─── Recorded data
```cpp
void launch_synthesis_tail_add(float *out, const ResidualBuffers &rb, int n_frames, const int *d_active, hipStream_t s, int row0, int col0,
                               int rows, int cols)
{
    const Grid &g = rb.g;
    hipLaunchKernelGGL(k_rows_inv_add, dim3(min(rows, 96), n_frames), dim3(kRowThreads), (size_t) g.nx * sizeof(float), s, rb.T, g.nx, rb.np, g.nx,
                       d_active, rb.fs, out, row0, col0, rows, cols);
    EBCC_HIP_LAUNCH_CHECK();
}

void launch_synthesis_tail_add_placed(float *out, const ResidualBuffers &rb, const J2kBoxEntry *d_boxes, const J2kPlacement *d_places, size_t n_boxes,
                                      const int *d_active, hipStream_t s, int max_rows)
{
    const Grid &g = rb.g;
    for (size_t lo = 0; lo < n_boxes; lo += 65535) {
        const unsigned n = (unsigned) std::min<size_t>(65535, n_boxes - lo);
        hipLaunchKernelGGL(k_rows_inv_add_placed, dim3(min(max_rows, 96), n), dim3(kRowThreads), (size_t) g.nx * sizeof(float), s, rb.T, g.nx, rb.np,
                           g.nx, d_active, rb.fs, out, d_boxes + lo, d_places + lo);
    }
    EBCC_HIP_LAUNCH_CHECK();
}

void launch_emit_image(float *image_out, const ResidualBuffers &rb, int n_frames, hipStream_t s)
{
    size_t n_pix = (size_t) rb.g.size_x * rb.g.size_y;
    hipLaunchKernelGGL(k_emit_image, dim3(128, n_frames), dim3(256), 0, s, image_out, rb.A, rb.g, n_pix, rb.np, rb.fs);
    EBCC_HIP_LAUNCH_CHECK();
}

int residual_selfcheck_divisions()
// ... 15 lines not shown
```

### include/ebcc_hip.h

```cpp
#ifndef EBCC_HIP_H
#define EBCC_HIP_H

#include <stddef.h>
#include <stdint.h>

#include "ebcc_codec.h"

#ifdef __cplusplus
extern "C" {
#endif
#pragma GCC visibility push(default)

typedef struct ebcc_hip_ctx ebcc_hip_ctx;

int ebcc_hip_device_count(void);
#define EBCC_HIP_MAX_FRAMES 65535
ebcc_hip_ctx *ebcc_hip_create(int device, size_t max_frames, size_t height, size_t width);
void ebcc_hip_destroy(ebcc_hip_ctx *ctx);
void *ebcc_hip_stream(ebcc_hip_ctx *ctx);
size_t ebcc_hip_workspace_bytes(const ebcc_hip_ctx *ctx);

void *ebcc_hip_malloc(size_t bytes);
void ebcc_hip_free(void *d_ptr);
int ebcc_hip_memcpy_h2d(void *d_dst, const void *src, size_t bytes);
int ebcc_hip_memcpy_d2h(void *dst, const void *d_src, size_t bytes);


int ebcc_hip_spiht_encode(ebcc_hip_ctx *ctx, const float *d_images, size_t n_frames, const size_t *trunc_bits,
                          uint8_t **out_streams, size_t *out_sizes);

int ebcc_hip_spiht_decode(ebcc_hip_ctx *ctx, const uint8_t *const *streams, const size_t *sizes,
                          const size_t *num_bits, size_t n_frames, float *d_images_out);

int ebcc_hip_spiht_decode_prefix(ebcc_hip_ctx *ctx, size_t n_frames, const size_t *trunc_bits, float *d_images_out);

int ebcc_hip_spiht_coeffs(ebcc_hip_ctx *ctx, const float *d_images, size_t n_frames, int32_t *coeffs, int *dc);
size_t ebcc_hip_padded_pixels(const ebcc_hip_ctx *ctx);

int ebcc_hip_residual_prepare(ebcc_hip_ctx *ctx, const float *d_data, const float *d_decoded, size_t n_frames, const size_t *budget_bits,
                              float *rmin, float *rmax, int *dc, uint8_t **out_streams, size_t *out_sizes);
int ebcc_hip_residual_probe(ebcc_hip_ctx *ctx, const float *d_data, const float *d_decoded, size_t n_frames, int slots, size_t n_probes,
                            const int *frame_of, const size_t *cut_bits, const int *active, const float *exit_above,
                            uint32_t *maxerr_bits, double *err_sum);

int ebcc_hip_j2k_encode(ebcc_hip_ctx *ctx, const float *d_frames, size_t n_frames, const float *cr, uint8_t **out_streams,
                        size_t *out_sizes, float *minmax);
int ebcc_hip_j2k_emulated_decode(ebcc_hip_ctx *ctx, const float *d_frames, size_t n_frames, const float *target,
                                 float *d_out, unsigned long long *nbad, double *err_sum);
int ebcc_hip_j2k_probe(ebcc_hip_ctx *ctx, const float *d_frames, size_t n_frames, const float *cr, const float *target,
                       const uint32_t *bad_limit, const int *keep, const int *active, int keep_field, unsigned long long *nbad,
                       double *err_sum, int *stream_bytes, float *d_field_out);
int ebcc_hip_j2k_decode(ebcc_hip_ctx *ctx, const uint8_t *const *streams, const size_t *sizes, size_t n_frames,
                        const float *minmax, float *d_out);

int ebcc_hip_j2k_parse_check(const uint8_t *cs, size_t n, size_t height, size_t width);

int ebcc_hip_prepare(ebcc_hip_ctx *ctx, size_t n_frames);
void ebcc_hip_release_engines(void);
void ebcc_hip_release_second_set(ebcc_hip_ctx *ctx);
int ebcc_hip_upload(ebcc_hip_ctx *ctx, void *d_dst, const void *h_src, size_t bytes);
int ebcc_hip_download(ebcc_hip_ctx *ctx, void *h_dst, const void *d_src, size_t bytes);
int ebcc_hip_encode_host_frames(ebcc_hip_ctx *ctx, const float *h_frames, size_t n_frames, const codec_config_t *config,
                                uint8_t **out_streams, size_t *out_sizes);
int ebcc_hip_decode_host_frames(ebcc_hip_ctx *ctx, const uint8_t *const *streams, const size_t *sizes, size_t n_frames,
                                float *h_frames_out);
int ebcc_hip_prefault(void *h_dst, size_t bytes);
int ebcc_hip_encode_frames(ebcc_hip_ctx *ctx, const float *d_frames, size_t n_frames, const codec_config_t *config,
                           uint8_t **out_streams, size_t *out_sizes);
int ebcc_hip_decode_frames(ebcc_hip_ctx *ctx, const uint8_t *const *streams, const size_t *sizes, size_t n_frames,
                           float *d_frames_out);
int ebcc_hip_encode_shard(ebcc_hip_ctx *ctx, const float *d_frames, size_t n_frames, const codec_config_t *config,
                          uint8_t **out_streams, size_t *out_sizes);
int ebcc_hip_decode_shard(ebcc_hip_ctx *ctx, const uint8_t *const *streams, const size_t *sizes, size_t n_frames,
                          float *d_frames_out);


// ... 147 lines not shown
```

Baseline: 9.050 GB/s.

## Add early-exit polling and violating-tile hints to residual probe kernel

```diff
diff --git a/ebcc_amd/csrc/engine.hip b/ebcc_amd/csrc/engine.hip
--- a/ebcc_amd/csrc/engine.hip
+++ b/ebcc_amd/csrc/engine.hip
@@ -639,6 +639,21 @@
     EBCC_API_CATCH(1)
 }
 
+int ebcc_hip_residual_hint(ebcc_hip_ctx *ctx, size_t frame, int set_tile, int *tile)
+{
+    EBCC_API_TRY
+    if (check_batch(ctx, frame + 1, "ebcc_hip_residual_hint")) return 1;
+    hipStream_t s = ctx->stream;
+    int *d_hint = &ctx->rb.fs[frame].probe_hint;
+    if (set_tile >= 0) EBCC_HIP_CHECK(hipMemcpyAsync(d_hint, &set_tile, sizeof(int), hipMemcpyHostToDevice, s));
+    int now = 0;
+    EBCC_HIP_CHECK(hipMemcpyAsync(&now, d_hint, sizeof(int), hipMemcpyDeviceToHost, s));
+    wait_stream(s);
+    if (tile) *tile = now;
+    return 0;
+    EBCC_API_CATCH(1)
+}
+
 }
 int ebcc::check_ims_header(ebcc_hip_ctx *ctx, const uint8_t *b, size_t n, size_t num_bits)
 {
diff --git a/ebcc_amd/csrc/residual.hpp b/ebcc_amd/csrc/residual.hpp
--- a/ebcc_amd/csrc/residual.hpp
+++ b/ebcc_amd/csrc/residual.hpp
@@ -26,6 +26,7 @@
     double err_sum;
     unsigned long long nbad;
     float exit_above;
+    int probe_hint;
     int dec_stages, dec_dc, dec_top_step;
     unsigned long long dec_budget;
 };
diff --git a/ebcc_amd/csrc/residual_device.hpp b/ebcc_amd/csrc/residual_device.hpp
--- a/ebcc_amd/csrc/residual_device.hpp
+++ b/ebcc_amd/csrc/residual_device.hpp
@@ -4,23 +4,26 @@
 
 namespace ebcc {
 
+__device__ inline float prefix_value_inside(int c, uint32_t slot, unsigned long long B, const unsigned int *rbase, const unsigned int *rreach)
+{
+    const unsigned int a = (unsigned int) (c < 0 ? -c : c);
+    const int ss = 31 - __clz(a);
+    unsigned int mag = 1u << ss;
+    for (int s = ss - 1; s >= 0; --s) {
+        if (!rreach[s]) break;
+        const unsigned long long ord = (unsigned long long) rbase[s] + slot + 1;
+        if (ord > B + 1) break;
+        mag |= a & (1u << s);
+    }
+    return c < 0 ? -(float) mag : (float) mag;
+}
 __device__ inline float prefix_value_of(uint32_t o, int c, uint32_t slot, unsigned long long B, const unsigned int *rbase, const unsigned int *rreach)
 {
     float out = 0.0f;
-    if (o != 0xFFFFFFFFu && (unsigned long long) o <= B) {
-        const unsigned int a = (unsigned int) (c < 0 ? -c : c);
-        const int ss = 31 - __clz(a);
-        unsigned int mag = 1u << ss;
-        for (int s = ss - 1; s >= 0; --s) {
-            if (!rreach[s]) break;
-            const unsigned long long ord = (unsigned long long) rbase[s] + slot + 1;
-            if (ord > B + 1) break;
-            mag |= a & (1u << s);
-        }
-        out = c < 0 ? -(float) mag : (float) mag;
-    }
+    if (o != 0xFFFFFFFFu && (unsigned long long) o <= B) out = prefix_value_inside(c, slot, B, rbase, rreach);
     return out;
 }
+__device__ inline uint32_t prefix_cut32(unsigned long long B) { return B < 0xFFFFFFFEull ? (uint32_t) B : 0xFFFFFFFEu; }
 __device__ inline float prefix_value(const int32_t *__restrict__ C, const uint32_t *__restrict__ so, const uint32_t *__restrict__ li, size_t i,
                                      unsigned long long B, const unsigned int *rbase, const unsigned int *rreach)
 {
diff --git a/ebcc_amd/csrc/residual_dwt.hip b/ebcc_amd/csrc/residual_dwt.hip
--- a/ebcc_amd/csrc/residual_dwt.hip
+++ b/ebcc_amd/csrc/residual_dwt.hip
@@ -1,6 +1,7 @@
 #include <cstring>
 #include <cmath>
 #include <mutex>
+#include <type_traits>
 #include "residual.hpp"
 #include "residual_device.hpp"
 #include "j2k.hpp"
@@ -412,6 +413,23 @@
         c1 = e2;
     }
 };
+
+template <bool kEdge>
+__device__ __forceinline__ void hsynth_pair(bool first, bool last, float e_raw, float o_raw, float &even, float &odd)
+{
+    const float E0 = div_xi(e_raw), O0 = o_raw * kXi;
+    const float Ol = lane_below(O0), Or = lane_above(O0);
+    const float e1 = E0 - kDelta * (O0 + (kEdge && first ? Or : Ol));
+    const float e1l = lane_below(e1), e1r = lane_above(e1);
+    const float o1 = O0 - kGamma * (e1 + (kEdge && last ? e1l : e1r));
+    const float o1l = lane_below(o1), o1r = lane_above(o1);
+    const float e2 = e1 - kBeta * (o1 + (kEdge && first ? o1r : o1l));
+    const float e2r = lane_above(e2);
+    even = e2;
+    odd = kEdge && last ? o1 - (2 * kAlpha) * e2 : o1 - kAlpha * (e2 + e2r);
+}
+constexpr int kFusePairs = 60;
+__device__ inline bool strip_has_row_end(int strip, int hx) { return strip == 0 || strip * kFusePairs + 62 >= hx; }
 
 constexpr int kStreamT = 128;
 __global__ __launch_bounds__(kStreamT) void k_cols_inv_stream(const float *__restrict__ src, float *__restrict__ dst, Grid g, size_t np,
@@ -470,12 +488,16 @@
     }
 }
 
-constexpr int kFusePairs = 60;
 constexpr int kFuseMaxWaves = 16;
+#ifndef EBCC_PROBE_POLL_STEPS
+#define EBCC_PROBE_POLL_STEPS 4
+#endif
+constexpr int kPollSteps = EBCC_PROBE_POLL_STEPS;
+static_assert(kPollSteps > 0 && (kPollSteps & (kPollSteps - 1)) == 0, "a power of two");
 __global__ __launch_bounds__(64 * kFuseMaxWaves) void k_finest_inv_use(const float *__restrict__ src, Grid g, size_t np, const int32_t *__restrict__ Cb,
                                                         const uint32_t *__restrict__ sigordb, const uint32_t *__restrict__ lspidxb,
                                                         const unsigned long long *trunc_bits, const int *active, RowUse u, int strips, int n_frames, int pieces,
-                                                        const int *frame_of, size_t src_stride)
+                                                        const int *frame_of, size_t src_stride, FrameState *frame_fs)
 {
     struct { int strip, frame, piece; } tb{(int) blockIdx.x * ((int) blockDim.x >> 6) + ((int) threadIdx.x >> 6), (int) blockIdx.y % n_frames, (int) blockIdx.y / n_frames};
     const int slot = tb.frame;
@@ -485,10 +507,19 @@
     unsigned long long nb = trunc_bits[slot], bits0 = fs.budget + 128;
     if (nb > bits0) nb = bits0;
     const unsigned long long B = nb - 128;
+    const uint32_t Bc = prefix_cut32(B);
     __shared__ unsigned int rbase[32], rreach[32];
     if (threadIdx.x < 32) { rbase[threadIdx.x] = fs.refine_base[threadIdx.x]; rreach[threadIdx.x] = fs.step_reached[threadIdx.x]; }
     __syncthreads();
     if (tb.strip >= strips) return;
+    const float exit_above = fs.exit_above;
+    if (exit_above > 0.0f) {
+        const int hint = fs.probe_hint;
+        if ((unsigned) hint < (unsigned) (strips * pieces)) {
+            tb.strip = (tb.strip + hint % strips) % strips;
+            tb.piece = (tb.piece + hint / strips) % pieces;
+        }
+    }
     const int lane = (int) threadIdx.x & 63;
     const int nx = g.nx, ny = g.ny, half = ny >> 1, hx = nx >> 1;
     const int k = tb.strip * kFusePairs + lane - 2;
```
──────
Read the data above and count the lines that include "kPollSteps". Answer only with the count.

→ **Output**
2